> **What needs to be done**:
Compute how many lines below contain the word "thread" and respond with that number only.

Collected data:
☆ ☆ ☆

int pdt_open(const pdt_config *cfg, pdt_ctx **out)
{
    if (!cfg || !out) return PDT_ERR_ARG;
    if (cfg->mode != PDT_MODE_POES && cfg->mode != PDT_MODE_ARGOS) return PDT_ERR_ARG;
    if (!cfg->sample_rate) return PDT_ERR_ARG;
    if (cfg->chain != PDT_CHAIN_FILE && cfg->chain != PDT_CHAIN_LIVE) return PDT_ERR_ARG;
    int ndev = 0;
    if (hipGetDeviceCount(&ndev) != hipSuccess || ndev <= 0) {
        (void)hipGetLastError();
        fprintf(stderr, "libpdt: no HIP device available -- this library has no CPU path\n");
        return PDT_ERR_NOGPU;
    }
    if (cfg->device < 0 || cfg->device >= ndev) return PDT_ERR_ARG;
    HIP_TRY(hipSetDevice(cfg->device));
    pdt_ctx *ctx = new pdt_ctx();
    ctx->cfg = *cfg;
    ctx->tune.load();
    if (ctx->tune.pll_block && !ctx->cfg.pll_block) ctx->cfg.pll_block = (uint32_t)ctx->tune.pll_block;
    if (ctx->tune.pll_warm_s > 0 && !ctx->cfg.pll_warm) ctx->cfg.pll_warm = (uint32_t)(ctx->tune.pll_warm_s * cfg->sample_rate);
    if (ctx->tune.agc_warm_s > 0 && !ctx->cfg.agc_warm) ctx->cfg.agc_warm = (uint32_t)(ctx->tune.agc_warm_s * cfg->sample_rate);
    if (!ctx->cfg.chunk) ctx->cfg.chunk = (cfg->mode == PDT_MODE_ARGOS || cfg->chain == PDT_CHAIN_LIVE) ? 2400 : 10000;
    const bool argos_twin = cfg->mode == PDT_MODE_ARGOS && cfg->chain == PDT_CHAIN_LIVE;
    ctx->elem = (int)((cfg->mode == PDT_MODE_ARGOS && !argos_twin) ? sizeof(double) : sizeof(float));
    int nt = 0, ip = 0;
    int rc = pdt_make_lpf(cfg->mode, cfg->sample_rate, nullptr, &nt, &ip);
    if (rc) { pdt_close(ctx); return rc; }
    ctx->interp = (uint32_t)ip;
    ctx->ntaps = (uint32_t)nt;
    ctx->taps_host.resize((size_t)nt * ctx->elem);
    if (argos_twin)
        make_lpf<float>((float *)ctx->taps_host.data(), 50, (float)700, (float)cfg->sample_rate, 1);
    else
    pdt_make_lpf(cfg->mode, cfg->sample_rate, ctx->taps_host.data(), nullptr, nullptr);
    if ((rc = ctx->taps.ensure(ctx->taps_host.size()))) { pdt_close(ctx); return rc; }
    if (hipMemcpy(ctx->taps.p, ctx->taps_host.data(), ctx->taps_host.size(), hipMemcpyHostToDevice) != hipSuccess) {
        pdt_close(ctx);
        return PDT_ERR_NOGPU;
    }
    if (cfg->mode == PDT_MODE_POES && nt == 26 * ip) {
        const int K = 26, rs = ip;
        const int cs = (K * rs + 15) & ~15;
        std::vector<float> rot((size_t)K * cs, 0.0f);
        const float *h = (const float *)ctx->taps_host.data();
        for (int c = 0; c < K; c++)
            for (int t = 0; t < K; t++)
                for (int r = 0; r < ip; r++) rot[(size_t)c * cs + (size_t)t * rs + r] = h[nt - 1 - r - ((c - t + K) % K) * ip];
        if ((rc = ctx->taps_rot.ensure(rot.size() * sizeof(float)))) { pdt_close(ctx); return rc; }
        if (hipMemcpy(ctx->taps_rot.p, rot.data(), rot.size() * sizeof(float), hipMemcpyHostToDevice) != hipSuccess) {
            pdt_close(ctx);
            return PDT_ERR_NOGPU;
        }
    }
    std::thread side_stream_task;
    auto make_side_stream = [ctx]() {
        if (hipSetDevice(ctx->cfg.device) != hipSuccess) { (void)hipGetLastError(); return; }
        int least = 0, greatest = 0;
        (void)hipDeviceGetStreamPriorityRange(&least, &greatest);
        if (hipStreamCreateWithPriority(&ctx->stream2, hipStreamNonBlocking, greatest) != hipSuccess) {
            (void)hipGetLastError();
            if (hipStreamCreateWithFlags(&ctx->stream2, hipStreamNonBlocking) != hipSuccess) { (void)hipGetLastError(); ctx->stream2 = nullptr; }
        }
    };
    try { side_stream_task = std::thread(make_side_stream); } catch (const std::exception &) { make_side_stream(); }
    auto join_side = [&]() { if (side_stream_task.joinable()) side_stream_task.join(); };
    if (hipStreamCreate(&ctx->stream) != hipSuccess) { ctx->stream = nullptr; join_side(); pdt_close(ctx); return PDT_ERR_NOGPU; }
    ctx->own_stream = true;
    {
        void *small = nullptr;
        if (timed_host_malloc((void **)&small, sizeof(DevScalars) + 128 + 32768) != hipSuccess) { join_side(); pdt_close(ctx); return PDT_ERR_NOMEM; }
        ctx->pend_sc = (DevScalars *)small;
        ctx->pend_info = (unsigned char *)small + ((sizeof(DevScalars) + 15) & ~(size_t)15);
        ctx->seg_pin = ctx->pend_info + 128;
    }
    (void)hipEventCreate(&ctx->ev0);
    (void)hipEventCreate(&ctx->ev1);
    (void)hipEventCreateWithFlags(&ctx->ev_fork, hipEventDisableTiming);
    (void)hipEventCreateWithFlags(&ctx->ev_join, hipEventDisableTiming);
    join_side();
    if (!ctx->stream2) { pdt_close(ctx); return PDT_ERR_NOGPU; }
    memset(&ctx->stats, 0, sizeof ctx->stats);
    memset(ctx->stage_len, 0, sizeof ctx->stage_len);
    ctx->axis_f.init((float)(1.0 / (double)(float)cfg->sample_rate));
    if (argos_twin) ctx->axis_f.init(1 / (float)cfg->sample_rate);
    ctx->axis_d.init(1.0 / (double)cfg->sample_rate);
    ctx->counted = true;
    ingest_open_contexts().fetch_add(1);
    *out = ctx;
    return PDT_OK;
}

void pdt_close(pdt_ctx *ctx)
{
    if (!ctx) return;
    (void)hipSetDevice(ctx->cfg.device);
    DevBuf *bufs[] = { &ctx->pcm, &ctx->pll, &ctx->lock, &ctx->fir, &ctx->agc, &ctx->sym, &ctx->symidx, &ctx->bits, &ctx->bitsym,
                       &ctx->hits, &ctx->frames, &ctx->taps, &ctx->mag, &ctx->seams_pll, &ctx->seams_agc, &ctx->scal, &ctx->lockinfo,
                       &ctx->term, &ctx->seams_ema, &ctx->gtable, &ctx->gentries, &ctx->gcand,
                       &ctx->gmfirst, &ctx->stiles, &ctx->gsegmap, &ctx->gsegstart, &ctx->gbands, &ctx->gclist, &ctx->gspan_keys, &ctx->gspan_tails, &ctx->gspan_rows, &ctx->gspan_items, &ctx->gspan_ctl, &ctx->gspan_recs, &ctx->gcentries, &ctx->gflags, &ctx->agc_maps, &ctx->pll_head, &ctx->taps_rot, &ctx->pll_scratch, &ctx->tip, &ctx->stream_in, &ctx->sync_scr, &ctx->agc_raw, &ctx->agc_ckpt, &ctx->pll_ckpt, &ctx->packs_dev, &ctx->seg_dev, &ctx->lt_theta, &ctx->lt_phi,
                       &ctx->avgph, &ctx->term_ap, &ctx->seams_q, &ctx->chunkinfo, &ctx->an_tab, &ctx->analytic, &ctx->halo.buf[0], &ctx->halo.buf[1],
                       &ctx->ddc_taps, &ctx->channel, &ctx->survey_win, &ctx->survey_tw, &ctx->survey_part, &ctx->survey_out,
                       &ctx->bursts_rows, &ctx->bursts_peaks, &ctx->bursts_counts, &ctx->win_table, &ctx->tone_table, &ctx->tone_out,
                       &ctx->argos_work, &ctx->argos_bits, &ctx->ff_work, &ctx->ff_in, &ctx->ff_out };
    for (DevBuf *b : bufs) b->release();
    for (hipEvent_t e : ctx->event_pool) (void)hipEventDestroy(e);
    if (ctx->pinned) (void)hipHostFree(ctx->pinned);
    if (ctx->qual_pin) (void)hipHostFree(ctx->qual_pin);
    if (ctx->packs_pin) (void)hipHostFree(ctx->packs_pin);
    ctx->ingest.release();
    if (ctx->pend_sc) (void)hipHostFree(ctx->pend_sc);
    for (auto &t : ctx->timers) { if (!t.shared_a) (void)hipEventDestroy(t.a); (void)hipEventDestroy(t.b); }
    if (ctx->ev0) (void)hipEventDestroy(ctx->ev0);
    if (ctx->ev1) (void)hipEventDestroy(ctx->ev1);
    if (ctx->ev_fork) (void)hipEventDestroy(ctx->ev_fork);
    if (ctx->ev_join) (void)hipEventDestroy(ctx->ev_join);
    if (ctx->stream2) (void)hipStreamDestroy(ctx->stream2);
    if (ctx->own_stream && ctx->stream) (void)hipStreamDestroy(ctx->stream);
    if (ctx->counted) ingest_open_contexts().fetch_sub(1);
    delete ctx;
}

int pdt_set_stream(pdt_ctx *ctx, void *hip_stream)
{
    if (!ctx) return PDT_ERR_ARG;
    HIP_TRY(hipSetDevice(ctx->cfg.device));
    if (ctx->own_stream && ctx->stream) (void)hipStreamDestroy(ctx->stream);
    ctx->own_stream = false;
    ctx->stream = (hipStream_t)hip_stream;
    if (!hip_stream) {
        if (hipStreamCreate(&ctx->stream) != hipSuccess) return PDT_ERR_NOGPU;
        ctx->own_stream = true;
    }
    return PDT_OK;
}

☆ ☆ ☆

> **Result for this task**:
2